*What to do:*
Look over the lines below. Report each one that includes the string "import".

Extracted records
• • • • •
# gpcv-liujin/Deep3D_Aerial

Hardware: AMD Instinct MI355X
Metric: cost-volume Mvoxels/s (5v x 384D) (higher is better)
Workload: dtype f32; 1 GPU; config 2: fused homography-warp + variance, 5 views x 384 planes, features 32x688x464 fp32 (2752x1856 image at 1/4 res), one reference view per step per GPU

## Files before the change

deep3d_aerial_amd/_lib.py:

```python
import ctypes
import os
import subprocess

_HERE = os.path.dirname(os.path.abspath(__file__))
CSRC = os.path.join(_HERE, "csrc")
SO_PATH = os.environ.get("D3D_LIBRARY") or os.path.join(CSRC, "libdeep3d_planesweep.so")
HEADER = os.path.join(os.path.dirname(_HERE), "include", "deep3d_planesweep.h")

ABI_VERSION = 11

_vp = ctypes.c_void_p
_i = ctypes.c_int
_i64 = ctypes.c_int64
_f = ctypes.c_float
_d = ctypes.c_double
_sz = ctypes.c_size_t

SIGNATURES = {
    "d3d_version": [],
    "d3d_last_error": ([], ctypes.c_char_p),
    "d3d_compose_projections": [_vp, _i, _vp, _vp],
    "d3d_debug_force_path": [_i],
    "d3d_debug_dispatch_counts": [_vp, _i],
    "d3d_build_flags": ([], ctypes.c_char_p),
    "d3d_h16_format": ([], ctypes.c_char_p),
    "d3d_compose_projections_f64": [_vp, _i, _vp, _vp],
    "d3d_homo_warp_f64coord": [_vp, _vp, _vp, _i, _i, _i, _i, _i, _vp, _vp],
    "d3d_sweep_workspace_bytes": ([_i, _i, _i, _i, _i, _i], _sz),
    "d3d_sweep_workspace_bytes_for": ([_i, _i, _i, _i, _i, _i, _i], _sz),
    "d3d_homo_warp": [_vp, _vp, _vp, _i, _i, _i, _i, _i, _vp, _vp, _sz, _vp],
    "d3d_variance_volume": [ctypes.POINTER(_vp), _vp, _vp, _i, _i, _i, _i, _i, _i, _vp, _vp, _sz, _vp],
    "d3d_variance_volume_planes": [ctypes.POINTER(_vp), _vp, _vp, _i, _i, _i, _i, _i, _i, _vp, _vp, _sz, _vp],
    "d3d_variance_volume_f16": [ctypes.POINTER(_vp), _vp, _vp, _i, _i, _i, _i, _i, _i, _vp, _vp, _sz, _vp],
    "d3d_variance_volume_cl_h16": [ctypes.POINTER(_vp), _vp, _vp, _i, _i, _i, _i, _i, _i, _vp, _vp, _sz, _vp],
    "d3d_variance_volume_cl8_h16": [ctypes.POINTER(_vp), _vp, _vp, _i, _i, _i, _i, _i, _i, _vp, _vp, _sz, _vp],
    "d3d_pair_corr_mean": [_vp, _vp, _vp, _vp, _i, _i, _i, _i, _i, _vp, _vp, _sz, _vp],
    "d3d_weighted_corr": [ctypes.POINTER(_vp), _vp, _vp, _vp, _i, _i, _i, _i, _i, _i, _i, _vp, _vp, _sz, _vp],
    "d3d_softargmin_conf4": [_vp, _vp, _i, _i, _i, _i, _vp, _vp, _vp],
    "d3d_online_regress_update": [_vp, _vp, _i, _i, _i, _i, _vp, _vp, _vp, _vp],
    "d3d_online_regress_finalize": [_vp, _vp, _vp, _i64, _vp, _vp, _vp],
    "d3d_depth_range_samples": [_vp, _i, _i, _f, _i, _i, _vp, _vp],
    "d3d_resize_bilinear": [_vp, _i, _i, _i, _i, _i, _vp, _vp],
    "d3d_conv3d_k3": [_vp, _vp, _vp, _vp, _vp, _i, _i, _i, _i, _i, _i, _i, _vp, _vp],
    "d3d_conv3d_k3_co8": [_vp, _vp, _vp, _vp, _vp, _i, _i, _i, _i, _i, _vp, _vp],
    "d3d_conv3d_k3_c8_h16": [_vp, _vp, _vp, _vp, _vp, _i, _i, _i, _i, _i, _vp, _vp],
    "d3d_conv3d_k3_zs_h16": [_vp, _vp, _vp, _vp, _vp, _i, _i, _i, _i, _i, _i, _vp, _vp],
    "d3d_conv3d_k3_zs_bf16x3": [_vp, _vp, _vp, _vp, _vp, _i, _i, _i, _i, _i, _i, _vp, _vp],
    "d3d_conv3d_k3_c1_bf16x3": [_vp, _vp, _vp, _vp, _vp, _i, _i, _i, _i, _i, _vp, _vp],
    "d3d_convtranspose3d_k3s2_zs_h16": [_vp, _vp, _vp, _vp, _vp, _i, _i, _i, _i, _i, _i, _vp, _vp],
    "d3d_convtranspose3d_k3s2_zs_bf16x3": [_vp, _vp, _vp, _vp, _vp, _i, _i, _i, _i, _i, _i, _vp, _vp],
    "d3d_conv2d_k3_zs_h16": [_vp, _i, _vp, _i, _vp, _vp, _vp, _vp, _vp, _i, _i, _i, _i, _i, _i, _vp, _vp],
    "d3d_conv2d_k3_zs_f32": [_vp, _i, _vp, _i, _vp, _vp, _vp, _vp, _vp, _i, _i, _i, _i, _i, _i, _vp, _vp],
    "d3d_conv2d_k3_zs_bf16x3": [_vp, _i, _vp, _i, _vp, _vp, _vp, _vp, _vp, _i, _i, _i, _i, _i, _i, _vp, _vp],
    "d3d_avgpool2d_4_8": [_vp, _i, _i, _i, _vp, _vp, _vp],
    "d3d_conv3x3_bias_border": [_vp, _vp, _i, _i, _i, _vp],
    "d3d_conv2d_k1_f32": [_vp, _vp, _vp, _vp, _vp, _i, _i, _i, _i, _i, _vp, _vp],
    "d3d_conv1x1_context": [_vp, _i, _vp, _vp, _i, _i, _vp, _i, _i, _i, _i, _i, _vp, _vp],
    "d3d_conv2d_k3s2_zs_h16": [_vp, _vp, _vp, _vp, _vp, _i, _i, _i, _i, _i, _i, _vp, _vp],
    "d3d_conv2d_k3s2_zs_h16_batched": [_vp, _vp, _vp, _vp, _i, _i, _i, _i, _i, _i, _i64, _i64, _vp, _vp],
    "d3d_conv2d_k3_wide_h16": [_vp, _i, _vp, _i, _vp, _vp, _vp, _vp, _i, _i, _i, _i, _vp, _vp],
    "d3d_slice_head_regress_h16": [_vp, _vp, _vp, _i, _vp, _i, _i, _i, _i, _vp, _vp, _vp, _vp],
    "d3d_gru_cell_fused_h16": [_vp, _i, _i, _i, _i, _vp, _i, _i, _i, _vp, _vp, _vp, _vp, _vp, _vp, _vp],
    "d3d_gru_cell_fused_cl8_h16": [_vp, _i, _vp, _i, _i, _i, _vp, _vp, _vp, _vp, _vp, _vp, _vp],
    "d3d_weighted_corr_cl8_h16": [ctypes.POINTER(_vp), _vp, _vp, _vp, _i, _i, _i, _i, _i, _i, _vp, _vp, _sz, _vp],
    "d3d_convtranspose2d_k3s2_zs_h16": [_vp, _vp, _vp, _vp, _vp, _i, _i, _i, _i, _i, _i, _vp, _vp],
    "d3d_conv2d_k3s2_zs_bf16x3": [_vp, _vp, _vp, _vp, _vp, _i, _i, _i, _i, _i, _i, _vp, _vp],
    "d3d_convtranspose2d_k3s2_zs_bf16x3": [_vp, _vp, _vp, _vp, _vp, _i, _i, _i, _i, _i, _i, _vp, _vp],
    "d3d_convtranspose2d_k4s2_zs_bf16x3": [_vp, _vp, _vp, _vp, _vp, _i, _i, _i, _i, _i, _i, _vp, _vp],
    "d3d_conv2d_k5s2_zs_bf16x3": [_vp, _vp, _vp, _vp, _vp, _i, _i, _i, _i, _i, _i, _vp, _vp],
    "d3d_conv2d_k3s2_zs_f32": [_vp, _vp, _vp, _vp, _vp, _i, _i, _i, _i, _i, _i, _vp, _vp],
    "d3d_convtranspose2d_k3s2_zs_f32": [_vp, _vp, _vp, _vp, _vp, _i, _i, _i, _i, _i, _i, _vp, _vp],
    "d3d_conv3d_k3_cl_h16": [_vp, _i, _vp, _vp, _vp, _vp, _i, _i, _i, _i, _i, _i, _vp, _i, _vp],
    "d3d_conv3d_k3_c1_cl_h16": [_vp, _i, _vp, _vp, _vp, _vp, _i, _i, _i, _i, _i, _vp, _vp],
    "d3d_conv3d_k3s2_cl_h16": [_vp, _vp, _vp, _vp, _vp, _i, _i, _i, _i, _i, _i, _vp, _vp],
    "d3d_convtranspose3d_k3s2_cl_h16": [_vp, _vp, _vp, _vp, _vp, _i, _i, _i, _i, _i, _i, _vp, _i, _vp],
    "d3d_conv2d_k3_zs_h16_gn": [_vp, _i, _vp, _i, _vp, _vp, _i, _i, _i, _vp, _vp, _i, _vp],
    "d3d_conv2d_k3_wide_h16_gn": [_vp, _i, _vp, _i, _vp, _vp, _i, _i, _i, _vp, _vp, _i, _vp],
    "d3d_convtranspose2d_k3s2_wide_h16": [_vp, _vp, _vp, _vp, _vp, _i, _i, _i, _i, _i, _vp, _vp],
    "d3d_conv2d_k3_pair3_bf16x3": [_vp, _vp, _vp, _vp, _i, _vp, _vp, _vp, _i, _i, _i, _i, _vp, _vp],
    "d3d_slice_tail_regress_h16": [_vp, _vp, _vp, _vp, _vp, _vp, _vp, _i, _i, _i, _i, _vp, _vp, _vp, _vp],
    "d3d_slice_tail_regress_same_h16": [_vp, _vp, _vp, _vp, _i, _vp, _vp, _vp, _i, _i, _i, _i, _vp, _vp, _vp, _vp],
    "d3d_conv3d_k3s2_zs_bf16x3": [_vp, _vp, _vp, _vp, _vp, _i, _i, _i, _i, _i, _i, _vp, _vp],
    "d3d_convtranspose3d_prob_cl_h16": [_vp, _vp, _vp, _vp, _vp, _i, _vp, _vp, _i, _i, _i, _vp, _vp],
    "d3d_volume_planar_to_cl_h16": [_vp, _i, _sz, _vp, _vp],
    "d3d_volume_cl_h16_to_planar": [_vp, _i, _sz, _vp, _vp],
    "d3d_convtranspose3d_k3s2_co8": [_vp, _vp, _vp, _vp, _vp, _i, _i, _i, _i, _i, _vp, _vp],
    "d3d_convtranspose3d_k3s2": [_vp, _vp, _vp, _vp, _vp, _i, _i, _i, _i, _i, _i, _vp, _vp],
    "d3d_conv1x1_upskip": [_vp, _i, _vp, _vp, _vp, _i, _i, _i, _vp, _vp],
    "d3d_conv2d_k3_stream": [_vp, _i, _vp, _i, _vp, _vp, _vp, _vp, _vp, _i, _i, _i, _i, _i, _vp, _vp],
    "d3d_conv2d_k3": [_vp, _i, _vp, _i, _vp, _vp, _vp, _vp, _i, _i, _i, _i, _i, _vp, _vp],
    "d3d_convtranspose2d_k3s2": [_vp, _vp, _vp, _vp, _vp, _i, _i, _i, _i, _i, _i, _vp, _vp],
    "d3d_conv_gemm_f32": [_vp, _i, _vp, _i, _vp, _i, _vp, _vp, _vp, _i, _i, _i, _i, _i, _i, _i, _i, _i, _i, _i, _i, _i,
                          _i, _i, _i, _i, _i, ctypes.c_char_p, _vp, _vp],
    "d3d_conv_fold_f32": [_vp, _i, _vp, _i, _vp, _i, _i, _vp, _vp, _vp, _i, _i, _vp, _i, _i, _i, _i, _i, _i, _i, _i,
                          ctypes.POINTER(ctypes.c_int), _i, ctypes.c_char_p, _vp, _vp],
    "d3d_conv_fold_h16": [_vp, _i, _vp, _i, _vp, _i, _i, _vp, _vp, _vp, _i, _i, _vp, _i, _i, _i, _i, _i, _i, _i, _i,
                           ctypes.POINTER(ctypes.c_int), _i, ctypes.c_char_p, _vp, _vp],
    "d3d_gru_gates": [_vp, _vp, _i, _i64, _vp, _vp, _vp],
    "d3d_gru_update": [_vp, _vp, _vp, _i64, _vp, _vp],
    "d3d_groupnorm_stats": [_vp, _i64, _i, _vp, _vp],
    "d3d_gru_gates_gn": [_vp, _vp, _vp, _vp, _vp, _vp, _vp, _vp, _i, _i64, ctypes.c_float, _i, _vp, _vp, _vp],
    "d3d_gru_update_gn": [_vp, _vp, _vp, _vp, _vp, _vp, _i, _i64, ctypes.c_float, _i, _vp, _vp],
    "d3d_gru_reset_gn": [_vp, _vp, _vp, _vp, _vp, _i, _i64, ctypes.c_float, _i, _vp, _vp],
    "d3d_gru_update_gates_gn": [_vp, _vp, _vp, _vp, _vp, _vp, _vp, _vp, _vp, _i, _i64, ctypes.c_float, _i, _vp, _vp],
    "d3d_gru2_cell_gn_h16": [_vp, _i, _vp, _i, _i, _i, _vp, _vp, _vp, _vp, _vp, _vp, _vp, _vp, _vp, _vp, ctypes.c_float, _i, _vp, _vp, _vp, _vp, _vp, _vp, _vp],
    "d3d_softargmin_conf4_var": [_vp, _vp, _i, _i, _i, _i, ctypes.c_float, _vp, _vp, _vp, _vp],
    "d3d_uncertainty_samples": [_vp, _vp, _i, _i, _i, _vp, _vp],
    "d3d_pair_softmax_max": [_vp, _vp, _i, _i, _i, _i, _vp, _vp, _vp],
    "d3d_consistency_check": [_vp, _vp, _vp, _vp, _vp, ctypes.POINTER(ctypes.c_double), _i, _i, _i, _i, ctypes.c_double,
                              _f, _f, _f, _vp, _vp, _vp, _vp, _vp, _vp],
    "d3d_fusion_ref_init": [_vp, _vp, ctypes.POINTER(ctypes.c_double), _i, _i, _vp, _vp, _vp, _vp, _vp],
    "d3d_fusion_accumulate": [_vp, _vp, _vp, _vp, _vp, ctypes.POINTER(ctypes.c_double), _i, _i, _i, _i,
                              ctypes.c_double, _f, _f, _f, _i, _vp, _vp, _vp, _vp, _vp, _vp],
    "d3d_fusion_finalize": [_vp, _vp, _vp, _i, _i, _i, _vp, _vp, _vp],
    "d3d_fusion_points_scratch_bytes": ([_i, _i], _sz),
    "d3d_fusion_mark_points": [_vp, _vp, _i, _i, _i, ctypes.POINTER(ctypes.c_double), _vp, _vp, _vp, _vp],
    "d3d_fusion_gather_points": [_vp, _vp, ctypes.POINTER(_vp), _i, _vp, _vp, _i, _i, _vp, _vp, _vp, _vp, _vp, _vp, _vp],
    "d3d_flip_rows": [ctypes.POINTER(_vp), _i, _i, _i, _vp, _vp],
    "d3d_center_image_u8": [_vp, _i, _i, _i, _i, _i, _i, _i, _i, _vp, _vp, _vp],
    "d3d_normals_from_depth": [_vp, ctypes.POINTER(_f), _i, _i, _i, _i, _vp, _vp, _vp],
    "d3d_dsm_scratch_bytes": ([ctypes.c_longlong, _i, _i, _i], _sz),
    "d3d_dsm_from_points": [_vp, ctypes.c_longlong, _d, _d, _d, _d, _d, _d, _i, _i, _i, _d, _i, _vp, _sz, _vp, _vp, _vp],
    "d3d_dsm_fill_moving_average": [_vp, _vp, _i, _i, _i, _vp],
    "d3d_dsm_mesh_scratch_bytes": ([ctypes.c_longlong, _i, _i], _sz),
    "d3d_dsm_from_mesh": [_vp, ctypes.c_longlong, _vp, ctypes.c_longlong, _d, _d, _d, _d, _d, _d, _i, _i, _vp, _sz, _vp, _vp],
    "d3d_ortho_scratch_bytes": ([_i, _i, _i], _sz),
    "d3d_ortho_select": [_vp, _d, _d, _d, _d, _i, _i, _vp, _i, _d, _vp, _sz, _vp, _vp],
    "d3d_ortho_colorize": [_vp, _d, _d, _d, _d, _i, _i, _vp, _vp, _i, _vp, _vp, _vp],
    "d3d_mesh_scan_scratch_bytes": ([ctypes.c_longlong], _sz),
    "d3d_mesh_mark": [_vp, _vp, _i, _i, _d, _vp, _vp],
    "d3d_mesh_bricks": [_vp, _vp, _vp, _sz, _vp, _vp, _vp, _vp],
    "d3d_mesh_integrate": [_vp, _vp, _i, _vp, _i, _d, _d, _vp, _vp, _vp],
    "d3d_mesh_count": [_vp, _vp, _vp, _i, _vp, _vp, _i, _vp, _sz, _vp, _vp, _vp, _vp, _vp],
    "d3d_mesh_emit": [_vp, _vp, _vp, _i, _vp, _vp, _i, _vp, _vp, _vp, _vp, _vp, _vp, _vp],
    "d3d_mesh_compact": [_vp, ctypes.c_longlong, _vp, ctypes.c_longlong, _vp, _vp, _sz, _vp, _vp, _vp, _vp],
    "d3d_mesh_adjacency_scratch_bytes": ([ctypes.c_longlong, ctypes.c_longlong], _sz),
    "d3d_mesh_adjacency": [_vp, ctypes.c_longlong, ctypes.c_longlong, _vp, _sz, _vp, _vp, _vp, _vp],
    "d3d_mesh_components": [_vp, ctypes.c_longlong, ctypes.c_longlong, _vp, _vp, ctypes.POINTER(_i), _vp],
    "d3d_mesh_stats_scratch_bytes": ([ctypes.c_longlong], _sz),
    "d3d_mesh_component_stats": [_vp, ctypes.c_longlong, _vp, ctypes.c_longlong, _vp, _vp, _sz, _vp, _vp, _vp, _vp, _vp, _vp],
    "d3d_mesh_filter_scratch_bytes": ([ctypes.c_longlong], _sz),
    "d3d_mesh_filter": [_vp, ctypes.c_longlong, ctypes.c_longlong, _vp, _vp, _vp, _vp, ctypes.c_longlong, _d, _vp, _sz, _vp, _vp, _vp, _vp],
    "d3d_mesh_smooth": [_vp, ctypes.c_longlong, _vp, _vp, _vp, _f, _i, _vp, _vp, _vp],
    "d3d_mesh_decimate_incidence_scratch_bytes": ([ctypes.c_longlong, ctypes.c_longlong], _sz),
    "d3d_mesh_decimate_incidence": [_vp, ctypes.c_longlong, ctypes.c_longlong, _vp, _sz, _vp, _vp, _vp],
    "d3d_mesh_decimate_quadrics": [_vp, ctypes.c_longlong, _vp, ctypes.c_longlong, _vp, _vp, _vp, _vp],
    "d3d_mesh_decimate_edges_scratch_bytes": ([ctypes.c_longlong], _sz),
    "d3d_mesh_decimate_edges": [_vp, _vp, ctypes.c_longlong, _vp, _sz, ctypes.c_longlong, _vp, _vp, _vp],
    "d3d_mesh_decimate_candidates": [_vp, ctypes.c_longlong, _vp, ctypes.c_longlong, _vp, _vp, _vp, _vp, _vp, _vp, _vp, _vp, ctypes.c_longlong, _vp, _vp, _vp, _vp],
    "d3d_mesh_decimate_select_scratch_bytes": ([], _sz),
    "d3d_mesh_decimate_select": [_vp, ctypes.c_longlong, ctypes.c_longlong, _vp, _sz, _vp, _vp],
    "d3d_mesh_decimate_claim": [_vp, _vp, ctypes.c_longlong, _vp, _vp, _vp, ctypes.c_longlong, _vp, _vp, _vp, _vp],
    "d3d_mesh_decimate_apply": [_vp, ctypes.c_longlong, _vp, _vp, _vp, _vp, _vp, _vp, _vp, ctypes.c_longlong, _vp, _vp, _vp, _vp, _vp, _vp, _vp],
    "d3d_mesh_decimate_faces_scratch_bytes": ([ctypes.c_longlong], _sz),
    "d3d_mesh_decimate_faces": [_vp, ctypes.c_longlong, ctypes.c_longlong, _vp, _vp, _sz, _vp, _vp, _vp, _vp],
    "d3d_mesh_holes_scratch_bytes": ([ctypes.c_longlong], _sz),
    "d3d_mesh_boundary": [_vp, ctypes.c_longlong, ctypes.c_longlong, _vp, _vp, _vp, _vp, _vp, _vp, _vp, _vp],
    "d3d_mesh_boundary_loops": [_vp, ctypes.c_longlong, ctypes.c_longlong, _vp, _vp, _vp, _vp, _vp, _vp, _vp, ctypes.POINTER(_i), _vp],
    "d3d_mesh_holes_plan": [_vp, ctypes.c_longlong, _vp, ctypes.c_longlong, _vp, _vp, _vp, _vp, _vp, _i, _vp, _sz, _vp, _vp, _vp, _vp, _vp, _vp,
                            _vp, _vp],
    "d3d_mesh_holes_emit": [_vp, ctypes.c_longlong, _vp, ctypes.c_longlong, _vp, _vp, _vp, _vp, _vp, _vp, _vp, ctypes.c_longlong,
                            ctypes.c_longlong, _vp, _vp, _vp],
    "d3d_texture_scratch_bytes": ([ctypes.c_longlong, _i], _sz),
    "d3d_texture_select": [_vp, ctypes.c_longlong, _vp, ctypes.c_longlong, _vp, _i, _d, _vp, _sz, _vp, _vp],
    "d3d_texture_edges": [_vp, ctypes.c_longlong, ctypes.c_longlong, _vp, _vp, _vp],
    "d3d_texture_charts": [_vp, _vp, ctypes.c_longlong, _vp, ctypes.c_longlong, _vp, _sz, _vp, _vp, _vp, _vp, ctypes.POINTER(_i), _vp],
    "d3d_texture_rects": [_vp, ctypes.c_longlong, _vp, ctypes.c_longlong, _vp, _vp, ctypes.c_longlong, _vp, _i, _i, _vp, _vp],
    "d3d_texture_fill": [_vp, ctypes.c_longlong, _vp, ctypes.c_longlong, _vp, _i, _vp, _i, _i, _vp, _vp],
    "d3d_texture_empty": [_vp, ctypes.c_longlong, ctypes.c_uint, _vp],
    "d3d_texture_texcoords": [_vp, ctypes.c_longlong, _vp, ctypes.c_longlong, _vp, _vp, _vp, ctypes.c_longlong, _vp, _i, _vp, _i, _i, _vp,
                              _vp, _vp],
}
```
• • • • •
*Output below:*
import ctypes
import os
import subprocess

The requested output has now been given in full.